→ **RECORDS SHOWN**
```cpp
int GridBackend::upload_wgrid() {
  const u128 inc = rng.inc;
  WgParams& w = wg;
  auto compose = [](const PcgJump& j2, const PcgJump& j1) {
    const u128 a = mk128(j2.a_hi, j2.a_lo) * mk128(j1.a_hi, j1.a_lo);
    const u128 c = mk128(j2.a_hi, j2.a_lo) * mk128(j1.c_hi, j1.c_lo) + mk128(j2.c_hi, j2.c_lo);
    return PcgJump{hi64(a), lo64(a), hi64(c), lo64(c)};
  };
  PcgJump* j32 = reinterpret_cast<PcgJump*>(wg_img.data() + w.lds.j32);
  PcgJump* jt8 = reinterpret_cast<PcgJump*>(wg_img.data() + w.lds.jt8);
  for (int i = 0; i < 32; ++i) j32[i] = pcg_jump_params((u128)i, inc);
  for (int i = 0; i < 256; ++i) {
    jt8[i] = pcg_jump_params((u128)i, inc);
    jt8[256 + i] = pcg_jump_params((u128)(256 * i), inc);
  }
  std::vector<PcgJump> jl(1024), jr((size_t)64 * wg_G), jb(2 * (size_t)wg_G);
  const PcgJump one = pcg_jump_params((u128)1, inc), j32s = pcg_jump_params((u128)32, inc);
  const PcgJump jBp1 = pcg_jump_params((u128)B + 1, inc);
  jl[1] = jBp1;
  for (int l = 1; l < 512; ++l) jl[2 * l + 1] = compose(j32s, jl[2 * (l - 1) + 1]);
  for (int v = 0; v < 8; ++v) {
    PcgJump x = pcg_jump_params((u128)(64 * w.fill_row0[v]), inc);
    for (int l = 0; l < 64; ++l) {
      jl[2 * (64 * v + l)] = x;
      x = compose(one, x);
    }
  }
  const PcgJump j62 = pcg_jump_params((u128)62, inc);
  PcgJump row = jBp1;
  for (int b = 0; b < wg_G; ++b) {
    PcgJump x = row;
    for (int l = 0; l < 64; ++l) {
      jr[(size_t)b * 64 + l] = x;
      x = compose(one, x);
    }
    row = compose(j62, row);
    jb[2 * b] = pcg_jump_params((u128)B + (u128)(b ? wg_E * b - wg_H : 0), inc);
    jb[2 * b + 1] = b ? pcg_jump_params((u128)(wg_E * b - wg_H + 1), inc) : PcgJump{0, 1, 0, 0};
  }
  w.jB = pcg_jump_params((u128)B, inc);
  w.jrow = pcg_jump_params((u128)64, inc);
  w.j512 = pcg_jump_params((u128)512, inc);
  std::vector<PcgJump> jf(1024);
  jf[0] = one;
  jf[512] = pcg_jump_params((u128)wg_H, inc);
  for (int l = 1; l < 512; ++l) {
    jf[l] = compose(one, jf[l - 1]);
    jf[512 + l] = compose(one, jf[512 + l - 1]);
  }
  w.jt64 = d.jt;
  w.dbg = d.dbg;
  w.ctl = d.ctl;
  w.mslot = d.mslot;
  w.ae = d.ae;
  GP_HIP_CHECK(hipMemcpy(b_wlimg.p, wg_img.data(), wg_img.size(), hipMemcpyHostToDevice));
  GP_HIP_CHECK(hipMemcpy(b_wjlane.p, jl.data(), jl.size() * sizeof(PcgJump), hipMemcpyHostToDevice));
  GP_HIP_CHECK(hipMemcpy(b_wjrej.p, jr.data(), jr.size() * sizeof(PcgJump), hipMemcpyHostToDevice));
  GP_HIP_CHECK(hipMemcpy(b_wjblk.p, jb.data(), jb.size() * sizeof(PcgJump), hipMemcpyHostToDevice));
  GP_HIP_CHECK(hipMemcpy(b_wjfirst.p, jf.data(), jf.size() * sizeof(PcgJump), hipMemcpyHostToDevice));
  GP_HIP_CHECK(hipMemcpy(b_wgp.p, &w, sizeof(WgParams), hipMemcpyHostToDevice));
  return GP_OK;
}

int GridBackend::get_rng_state(RngHost* r) {
  GP_HIP_CHECK(hipDeviceSynchronize());
  GridCtl c;
  GP_HIP_CHECK(hipMemcpy(&c, d.ctl, sizeof(c), hipMemcpyDeviceToHost));
  r->state = mk128(c.s_hi, c.s_lo);
  r->inc = mk128(c.inc_hi, c.inc_lo);
  r->has_u32 = c.has_u32;
  r->uinteger = c.uinteger;
  if (c.err) return device_error(c.err);
  return GP_OK;
// ... 737 lines not shown
```

### gym-po-taxi_amd/csrc/grid_shared.h

```cpp
#pragma once
#include "gp_common.h"

struct alignas(64) GridCtl {
  uint64_t s_hi, s_lo, inc_hi, inc_lo;
  uint32_t has_u32, uinteger;
  uint32_t epoch;
  uint32_t err;
  uint32_t b_total;
  uint32_t step;
  uint32_t fb_last;
  uint32_t wstep;
};

struct alignas(32) MetricSlot {
  double return_sum;
  unsigned long long episodes, length_sum, env_steps;
};

constexpr int WG_HMAX = 512;

struct WgLds {
  int32_t j32, jt8, move, thr, ocell, avalid, total;
};

struct WgParams {
  int32_t B, G, E, NS;
  int32_t nact, ncells, n_agent, goal;
  uint32_t thr_agent;
  int32_t time_limit, halo;
  float r_step, r_wall, r_goal;
  uint32_t spin_limit;
  int32_t fault_block;
  int32_t rw_words;
  int32_t fill_row0[8], fill_rows[8];
  int32_t wg_bias;
  int32_t tmode;
  WgLds lds;
  const char* limg;
  const PcgJump* jlane;
  const PcgJump* jrej;
  const PcgJump* jblk;
  const PcgJump* jfirst;
  const PcgJump* jt64;
  PcgJump jB, jrow, j512;
  GridCtl* ctl;
  MetricSlot* mslot;
  uint32_t* ae;
  uint64_t* slots;
  unsigned long long* dbg;
};

struct WgArgs {
  const WgParams* P;
  int32_t K;
  const int32_t* act;
  int32_t* obs;
  float* rew;
  uint8_t* term;
  uint8_t* trunc;
};

__host__ __device__ constexpr int wg_dyn_bytes(int tables, int E, int H) {
#ifndef WG_NSTG
#define WG_NSTG 3
#endif
  return tables + (E + 2 * H) * 8 + 2 * 512 * 16 + WG_NSTG * E * 4;
}
int wgrid_launch(const WgArgs& a, int NS, int NA, int G, size_t dyn_lds, hipStream_t s);
int wgrid_fits(int NS, int NA, size_t dyn_lds);
```

### gym-po-taxi_amd/csrc/wgrid.hip

```cpp
#include <stdint.h>

#include "gp_internal.h"
#include "grid_shared.h"

namespace {

#ifdef GP_STAMPS
constexpr int ST_STEPS = 24, ST_SLOTS = 42;
__shared__ unsigned long long g_stamp[32 * 32 + 8];
#define WSTAMP(P, k, i)                                                                                  \
  do {                                                                                                   \
    if ((threadIdx.x & 63) == 0 && (k) < ST_STEPS) {                                                     \
      unsigned long long t_;                                                                             \
      asm volatile("s_memrealtime %0\n\ts_waitcnt lgkmcnt(0)" : "=s"(t_)::"memory");                     \
      g_stamp[(k) * ST_SLOTS + (i)] = t_;                                                                \
    }                                                                                                    \
  } while (0)
#define LSTAMP(P, i)                                                                                     \
  do {                                                                                                   \
    if ((threadIdx.x & 63) == 0) {                                                                       \
      unsigned long long t_;                                                                             \
      asm volatile("s_memrealtime %0\n\ts_waitcnt lgkmcnt(0)" : "=s"(t_)::"memory");                     \
      g_stamp[32 * 32 + (i)] = t_;                                                                       \
    }                                                                                                    \
// ... 37 lines not shown
constexpr int NCAND = 512;
constexpr uint32_t CAND_W = 192;
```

→ **TASK TO COMPLETE**
Select all lines in the listing above where the word "compose" appears, and show them.

→ **PROBLEM SOLUTION**
  auto compose = [](const PcgJump& j2, const PcgJump& j1) {
  for (int l = 1; l < 512; ++l) jl[2 * l + 1] = compose(j32s, jl[2 * (l - 1) + 1]);
      x = compose(one, x);
      x = compose(one, x);
    row = compose(j62, row);
    jf[l] = compose(one, jf[l - 1]);
    jf[512 + l] = compose(one, jf[512 + l - 1]);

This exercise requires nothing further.